Caffè Vittoria is an Italian cafe located on Hanover Street in the North End neighborhood of Boston, Massachusetts, United States. The cafe features four levels, three liquor bars, and a cigar room.

==History==
Caffè Vittoria was established in 1929 as the first Italian cafe in Boston. It is located in the North End, the center of Boston's Italian population. In 1995, the owners opened a cigar bar in the basement called Stanza dei Sigari (English: Cigar Room). As of 2014, Stanza dei Sigari is the last surviving smoking lounge in the city of Boston.
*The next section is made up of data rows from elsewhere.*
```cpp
static int lane_regions_dedup(bsx_device_t *d, int lane, const bsx_opt_t *opt, int64_t n_reads, int per_read, int32_t *out_n, uint8_t *out_idx,
                              int64_t *long_off = nullptr, uint16_t **long_idx = nullptr, int64_t *long_cap = nullptr)
{
	if (!d || !d->has_index) return BSX_E_NODEVICE;
	if (!opt || !out_n || !out_idx || per_read < 1) return BSX_E_ARG;
	Lane &L = d->lane[lane];
	if (n_reads == 0) return BSX_OK;
	if (n_reads * per_read != L.rb_tasks) { fprintf(stderr, "[bsx-hip] regions_dedup: %lld reads x %d strand searches, but the last regions batch had %lld\n", (long long)n_reads, per_read, (long long)L.rb_tasks); return BSX_E_ARG; }
	HIPCHK(hipSetDevice(d->ordinal));
	int rc;
	const int64_t n = L.rb_tasks;
	const size_t cap = (size_t)dedup_cap();
	const bool with_long = long_off && long_idx && long_cap && per_read <= 4 && bsx_tune_long("long_dedup", 1) != 0;
	const size_t pool_cap = with_long ? (size_t)L.rs.used_main + 64 : 0;
	const size_t o_idx = (size_t)n_reads * 4, o_list = (o_idx + (size_t)n_reads * cap + 15) & ~(size_t)15, o_off = o_list + (size_t)n_reads * 8, o_cnt = o_off + (size_t)n_reads * 8, o_pool = o_cnt + 16;
	if ((rc = L.dd.reserve(with_long ? o_pool + pool_cap * 2 + 64 : o_idx + (size_t)n_reads * cap + 64)) != BSX_OK) return rc;
// ... 36 lines not shown
	if (p1 <= p0) { *n_jobs = 0; return BSX_OK; }
	if (!bsx_tune_long("msw_plan", 0)) return BSX_OK;
	if (!L.ddl.valid || L.ddl.n_reads != n_reads || L.ddl.per_read != per_read || n_reads * per_read != L.rb_tasks) return BSX_OK;
	if (max_len <= 0 || max_len > 256 || (long long)max_len * opt->a >= 250 || opt->max_matesw > 64 || opt->max_matesw < 1 || (opt->flag & BSX_F_SELF_OVLP)) return BSX_OK;
	std::lock_guard<std::mutex> hi_lock(L.hi_mu);
	HIPCHK(hipSetDevice(d->ordinal));
	int rc;
	const int np = p1 - p0, MM = opt->max_matesw;
	const size_t job_cap = (size_t)np * 2 * (size_t)MM;
	const size_t tb = (size_t)np * msw_pair_bytes(), o_hist = (tb + 255) & ~(size_t)255, o_cnt = o_hist + (size_t)msw_hist_bins() * 4, o_ord = o_cnt + 256;
	if ((rc = L.msw_jobs.reserve(job_cap * sizeof(bsx_sw_job_t) + 64)) != BSX_OK) return rc;
	if ((rc = L.msw_res.reserve(job_cap * sizeof(bsx_sw_res_t) + 64)) != BSX_OK) return rc;
	if ((rc = L.msw_meta.reserve(o_ord + job_cap * 4 + 64)) != BSX_OK) return rc;
	if (L.msw_token != token) {
		if ((rc = L.msw_roff.reserve(((size_t)n_reads + 1) * 4)) != BSX_OK) return rc;
		H2D(L.st_hi, L.msw_roff.p, roff, ((size_t)n_reads + 1) * 4);
		L.msw_token = token;
	}
	char *M = (char*)L.msw_meta.p;
	unsigned int *d_hist = (unsigned int*)(M + o_hist), *d_cnt = (unsigned int*)(M + o_cnt);
	int *d_ord = (int*)(M + o_ord);
	HIPCHK(hipMemsetAsync(d_hist, 0, (size_t)msw_hist_bins() * 4 + 256, L.st_hi));
	const int64_t n = L.rb_tasks;
	const long long *r_off = (const long long*)L.regmeta.p; const int *r_n = (const int*)((const char*)L.regmeta.p + (size_t)n * 8);
	const char *DD = (const char*)L.dd.p;
	launch_msw_plan(L.st_hi, d->n_cu, d->ix, (const bsx_region_t*)L.regs.p, r_off, r_n, (const int*)DD, (const unsigned char*)DD + L.ddl.o_idx,
	                L.ddl.with_long ? (const long long*)(DD + L.ddl.o_off) : nullptr, L.ddl.with_long ? (const unsigned short*)(DD + L.ddl.o_pool) : nullptr, dedup_cap(), per_read,
	                (const unsigned int*)L.msw_roff.p, pes->low, pes->high, opt->pen_unpaired, MM, opt->min_seed_len, opt->a, p0, np,
	                (bsx_sw_job_t*)L.msw_jobs.p, (unsigned int)std::min<size_t>(job_cap, 0xfffffff0u), d_cnt, d_hist, M, d_ord);
	unsigned int nj = 0;
	D2H(L.st_hi, &nj, d_cnt, 4);
	if ((size_t)nj > job_cap) nj = (unsigned int)job_cap;
	if (nj) {
		const int blocks_cap = d->n_cu * 8;
		long long bound = (long long)pes->high - (long long)pes->low + max_len + 8;
		if (bound < 1) bound = 1;
		if (bound > (1 << 20)) { *n_jobs = -1; return BSX_OK; }
		if ((rc = L.scratch.reserve((size_t)blocks_cap * 4 * 4 * (size_t)bound * 8)) != BSX_OK) return rc;
		const int blocks = (int)std::min<long long>(((long long)nj + 15) / 16, blocks_cap);
		HIPCHK(hipEventRecord(L.ev_timed_begin, L.st_hi));
		launch_swl(L.st_hi, d->ix, L.sc, (const uint8_t*)L.reads.p, (const bsx_sw_job_t*)L.msw_jobs.p, (const int*)d_ord, (long long)nj,
		           (bsx_sw_res_t*)L.msw_res.p, (unsigned long long*)L.scratch.p, (int)bound, blocks, (max_len + 15) / 16);
		HIPCHK(hipEventRecord(L.ev_timed_end, L.st_hi));
		if ((rc = finish_timed(L, KT_SW)) != BSX_OK) return rc;
		if (*res_cap < (int64_t)nj) { *res_cap = (int64_t)nj + (nj >> 2) + 1024; *res = (bsx_sw_res_t*)realloc(*res, sizeof(bsx_sw_res_t) * (size_t)*res_cap); }
		D2H(L.st_hi, *res, L.msw_res.p, (size_t)nj * sizeof(bsx_sw_res_t));
	}
	D2H(L.st_hi, table, M, tb);
	HIPCHK(hipGetLastError());
	*n_jobs = (int64_t)nj;
	if (bsx_phases()) fprintf(stderr, "[M::msw_plan] pairs %d..%d: %u alignments planned and run on the device\n", p0, p1, nj);
	return BSX_OK;
}

static int lane_global_batch(bsx_device_t *d, int lane, int64_t n, const bsx_glb_job_t *jobs, bsx_glb_res_t *res,
                             uint32_t *cigar_pool, size_t cigar_pool_len, bsx_glb_tag_t *tags = nullptr, char **md = nullptr, int64_t *md_cap = nullptr,
                             bsx_glb_ctx_t *ctx = nullptr)
{
	if (!d || !d->has_index) return BSX_E_NODEVICE;
	Lane &L = d->lane[lane];
	if (n == 0) return BSX_OK;
	std::lock_guard<std::mutex> hi_lock(L.hi_mu);
	HIPCHK(hipSetDevice(d->ordinal));
	static const int QCAP[4] = {256, 1024, 16384, 0x7fffffff}, BAND[4] = {256, 1024, 2048, 2048}, NCS[4] = {4, 16, 32, 32}, WPB[4] = {4, 4, 1, 1};
	std::vector<int> order[4];
	size_t zmax[4] = {64, 64, 64, 64};
	int hbm_qmax = 0;
	static const int TCAP[4] = {512, 2048, 0, 0};
	size_t md_bound = 64;
	const DevScoring &sc = L.sc;
	for (int64_t i = 0; i < n; ++i) {
		const bsx_glb_job_t &j = jobs[i];
		if (tags && j.want_cigar) md_bound += 2 * (size_t)j.tlen + 16;
		if (j.qlen <= 0 || j.tlen <= 0 || j.n_try < 1) { fprintf(stderr, "[bsx-hip] global job %lld: invalid\n", (long long)i); return BSX_E_ARG; }
		if (j.want_cigar && (size_t)j.cigar_off + j.cigar_cap > cigar_pool_len) return BSX_E_ARG;
// ... 717 lines not shown
```

biscuit_amd/csrc/host/tune.c:

```c
#include <pthread.h>
#include "bsx_core.h"
#include "tune.h"

typedef struct { const char *name, *doc; char *val; } knob_t;
static knob_t g_knobs[] = {
	{"phases", "[0] 1: per-phase lines on stderr and the kernels' cycle counters; 2: the stage counters read after every region launch (also $BSX_PHASES)", 0},
	{"tiers", "[0] 1: HIP events between the region launches of a chunk, printed (no cycle counters): bench.py's stand-alone chunk", 0},
	{"seed_form", "[table] classic: seeding without the table of k-mer intervals (k_seed.hip: the reference's own sequence of bwt_extend calls, what counts its FM-block touches)", 0},
	{"seed_tab_k", "[from the text's size: 18 at 3.1 Gbp] levels of the table of k-mer intervals; 0: none", 0},
	{"seed_mem_cap", "[max(64, longest read)] entries of a strand search's first-pass interval list (tests: short lists, so that ordinary reads are seeded again)", 0},
	{"seed_direct", "[1] 0: interval lists copied behind each other instead of written where they stay", 0},
	{"seed_batch_form", "[batch] chunk: bsx_seed_batch launches as the chunk-wide seeding pass of bsx_regions_batch does (its list length, lists written where they stay, budget, quota, grid and slabs; what is left seeded again with lists eight times as long) -- tests: the production launch, list for list", 0},
	{"seed_quota", "[0 = persistent lanes; 1 for seed_form=classic] strand searches a lane of the seeding kernel takes", 0},
	{"tier3_early", "[1] the last HBM tier's launch for what is known to need it when the occurrences are counted: on a stream of its own beside the other tiers; 0: behind them", 0},
	{"tier3_order", "[1] the last HBM tier takes its strand searches longest first (by occurrences to visit); 0: in the order the tier before handed them on", 0},
	{"tier3_wgs", "[2] workgroups of four waves per CU in the last HBM tier's launch (1..3)", 0},
	{"seed_budget2", "[8] the second seeding pass's budget in first-pass budgets; what exceeds it is seeded a third time on the side stream, without one", 0},
	{"seed_trip_budget", "[4096] FM extensions (per 256 bases of read) after which the first seeding pass hands a strand search to the second; 0: never", 0},
	{"redo_merge_min", "[4096] from how many overflowed strand searches the second seeding pass runs inside the chunk's launch sequence (1: always; negative or huge: never)", 0},
	{"async_redo", "[0] 1: bsx_process_seqs collects the strand searches seeded again on the side stream only in the back half", 0},
	{"device_sa_intv", "[2] the device's suffix-array sample: every n-th rank (a power of two up to the files' 32)", 0},
	{"pos_cap", "[384 per strand search] seed occurrences the chunk-wide position table holds (tests: strand searches that find no room)", 0},
	{"ssw_cap", "[24 per strand search] jobs the seed filter's chunk-wide list holds (tests: seeds that find no room)", 0},
	{"regions_quota", "[16] strand searches per wave of the first region tier", 0},
	{"mid_quota", "[8] strand searches per wave of the larger LDS tiers", 0},
	{"c2r_quota", "[16] strand searches per wave of the chains -> regions launch", 0},
	{"regions_occ", "[5] waves per SIMD the first region tier's register allocation targets (3..5)", 0},
	{"regions_mid", "[1] 0: no second LDS tier", 0},
	{"tier1c", "[1] 0: no third LDS tier / second chains -> regions launch for ordinary reads (the tier sequence of rounds 2-4)", 0},
	{"x4", "[1] 0: every extension inline in the chains -> regions loop (no k_x4prep / k_extl / k_ext4 ahead of it)", 0},
	{"xl", "[1] 0: the narrow extension jobs through k_ext4 as well (no lane-per-job kernel)", 0},
	{"ext_win", "[1] chunks with long reads: an extension's rows in five register slots that follow the band (ext_dp_win); 0: in LDS (the form of rounds 3-5)", 0},
	{"ext4", "[off] tests: bsx_extend_batch through the quarter-wave kernel (1) / then the lane-per-job kernel (2) of the regions path / through the wavefront-per-job form with a register window (3) / with the rows of the region kernels' inline extensions, packed 16-bit when the batch allows (4)", 0},
	{"sw_form", "[off] tests: bsx_sw_batch through the seed filter's alignments, score only, jobs of up to 199 x 199 in the order given -- ssw16: the packed 16-bit kernel (k_swl16), sixteen consecutive jobs to a wavefront, qlen = 0 an empty job; scoring options it cannot hold fail the call / ssw32: a wavefront per job through the 32-bit alignment of a seed without room in the job list", 0},
	{"ext_pk", "[1] extension rows of 64 columns and more in packed 16-bit, two columns per lane (ext_pk.hpp), where the scoring options keep every intermediate inside 16 bits; 0: always the 32-bit rows", 0},
	{"chain_stages", "[3] how consecutive chunks' front halves are chained on the device: 0 none, 1 seeding, 2 seeding and regions, 3 the same but the HBM tiers hold nobody back, 4 strictly one after the other", 0},
	{"small_copies_unmasked", "[1] the front half's copies of less than 256 KB go through the lane's unmasked stream (the CUs the front-half streams leave alone); 0: through the stream they are ordered on", 0},
	{"reserve_cu_every", "[0] n >= 2: the front-half streams leave one compute unit in n (of every shader engine of every XCD) to the back half's short batches; < 2: none", 0},
	{"host_chain", "[0] 1: every strand search chained on the host over the batch kernels (A/B against the region kernels)", 0},
	{"host_dedup", "[0] 1: mem_sort_deduplicate of every read on the host (A/B against k_dedup)", 0},
	{"stream_whole_chunk", "[0] N: a chunk's own thread runs its back half too, at most N at a time", 0},
	{"no_chunk_scan", "[0] 1 (several ranks): no boundary scan of plain input files, every rank parses everything", 0},
	{"no_chunk_skip", "[0] 1 (several ranks): the other ranks' chunks are parsed into records and dropped instead of walked", 0},
	{"index_batch", "[256 M] suffixes per batch of the device index builder's first round", 0},
	{"back_slices", "[4] slices the pairs of a chunk are cut into for the stages after the insert-size statistics (mate rescue .. SAM text); 1: the stages over the whole chunk", 0},
	{"back_threads", "[2] threads that take those slices alternately (one waits for its slice's K5 / K6 batch while the other runs host stages); up to 4", 0},
	{"shard_pairs", "[0] several ranks (RANK / WORLD_SIZE): 1 = every rank aligns its slice of EVERY chunk (inputs with fewer chunks than GPUs) instead of every world-th chunk", 0},
	{"gather_via_rank0", "[0] several ranks with $BSX_OUT: 1 = the records go through rank 0 even where every rank could write its own chunks into the file", 0},
	{"gather_transport", "[rccl] several ranks: socket = Unix-domain sockets through rank 0 instead of RCCL", 0},
	{"tier2_export", "[0] the first HBM tier of the region kernels in steps -- chains exported, seeds extended ahead (k_extl / k_ext4; 1: every chain's best seed, 2: every seed of every main list), the seed loop by a chains -> regions launch with its regions in HBM -- instead of its monolithic form (same SAM; measured no faster, DESIGN.md section 4)", 0},
	{"msw_plan", "[0] 1: mate rescue's plan pass (which candidates need an alignment, over which window) by k_msw_plan over the lists on the device, its K5 batch run from device memory, instead of by the host's first replay pass (same SAM; measured slower, DESIGN.md section 4)", 0},
	{"long_dedup", "[1] 0: reads with more than 32 regions are de-duplicated on the host (A/B against k_dedup_long)", 0},
	{"markdup_slots", "[32 per key of the first batch, at least 65536] slots of the first table of template keys (--markdup), a power of two; it doubles before a batch would load it beyond one half", 0},
	{"cov_lds_bins", "[512] depths below this are counted in a workgroup's LDS histograms by the coverage tables' last pass (--qc-cov), deeper ones in HBM directly; a power of two up to 512", 0},
	{"meth_flush_tiles", "[1024] tests: tiles after which a wave of the base-averaged conversion table's pass (--qc-meth) adds its sums to the 64-bit cells (32-bit registers: at most 1024)", 0},
	{"cov_flush_tiles", "[524287] tests: tiles after which a workgroup of that pass adds its LDS histograms to the bins (32-bit cells: at most 2^32 / 4096 - 1)", 0},
	{"sort_buf_bytes", "[1 GB / runs, at most 8 MB] bytes of the buffer every sorted run of --sort is read back through in the final merge (tests: 1, a record is then many fills)", 0},
	{"markdup_hash_bits", "[64] tests: low bits kept of a template key's claim word (different keys then meet in one slot and take the next salt)", 0},
};
#define N_KNOBS ((int)(sizeof(g_knobs) / sizeof(g_knobs[0])))
static pthread_mutex_t g_mu = PTHREAD_MUTEX_INITIALIZER;
static int g_env_done = 0, g_phases_env = -1;
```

According to a few food review sources, Caffè Vittoria has some of the best hot chocolate and cappuccino in the United States.

Many celebrities and politicians frequent the North End hotspot for "Boston's best cappuccino and cannoli".

On March 13, 2013, Caffè Vittoria was featured in an episode of the television show Syfy's Haunted Collector. They interviewed the owners' son, David Riccio Jr., who submitted a video stating how some of his employees and customers were scared to be in the cigar bar due to paranormal activity. In the episode, John Zaffis and his team investigated the establishment, and discovered that the property at 292 Hanover Street once housed a baby farm. This particular baby farm was run by a woman named Ms. Elwood, who apparently abused and even killed some of the infants that were left there. The team also discovered a syringe from the 1870s buried within the building's foundation. After they removed the syringe from the property, the paranormal activity in the building ceased. The Boston Herald also dedicated its cover page to the story.

==Menu==
Caffè Vittoria serves a variety of Italian delicacies, such as cannoli, tiramisu, and biscotti. They also have gelato, Italian-style ice cream with flavors such as spumoni and Biscuit Tortoni. The cafe serves sorbets in the summertime. Other desserts include rum cake and chocolate ganache.

Tea, hot chocolate, sciroppi, and espresso are also staples of the cafe. Espresso comes plain, or as cappuccino, caffè latte, caffè corretto, caffè macchiato, and latte macchiato. Around the cafe are displayed old-fashioned espresso machines.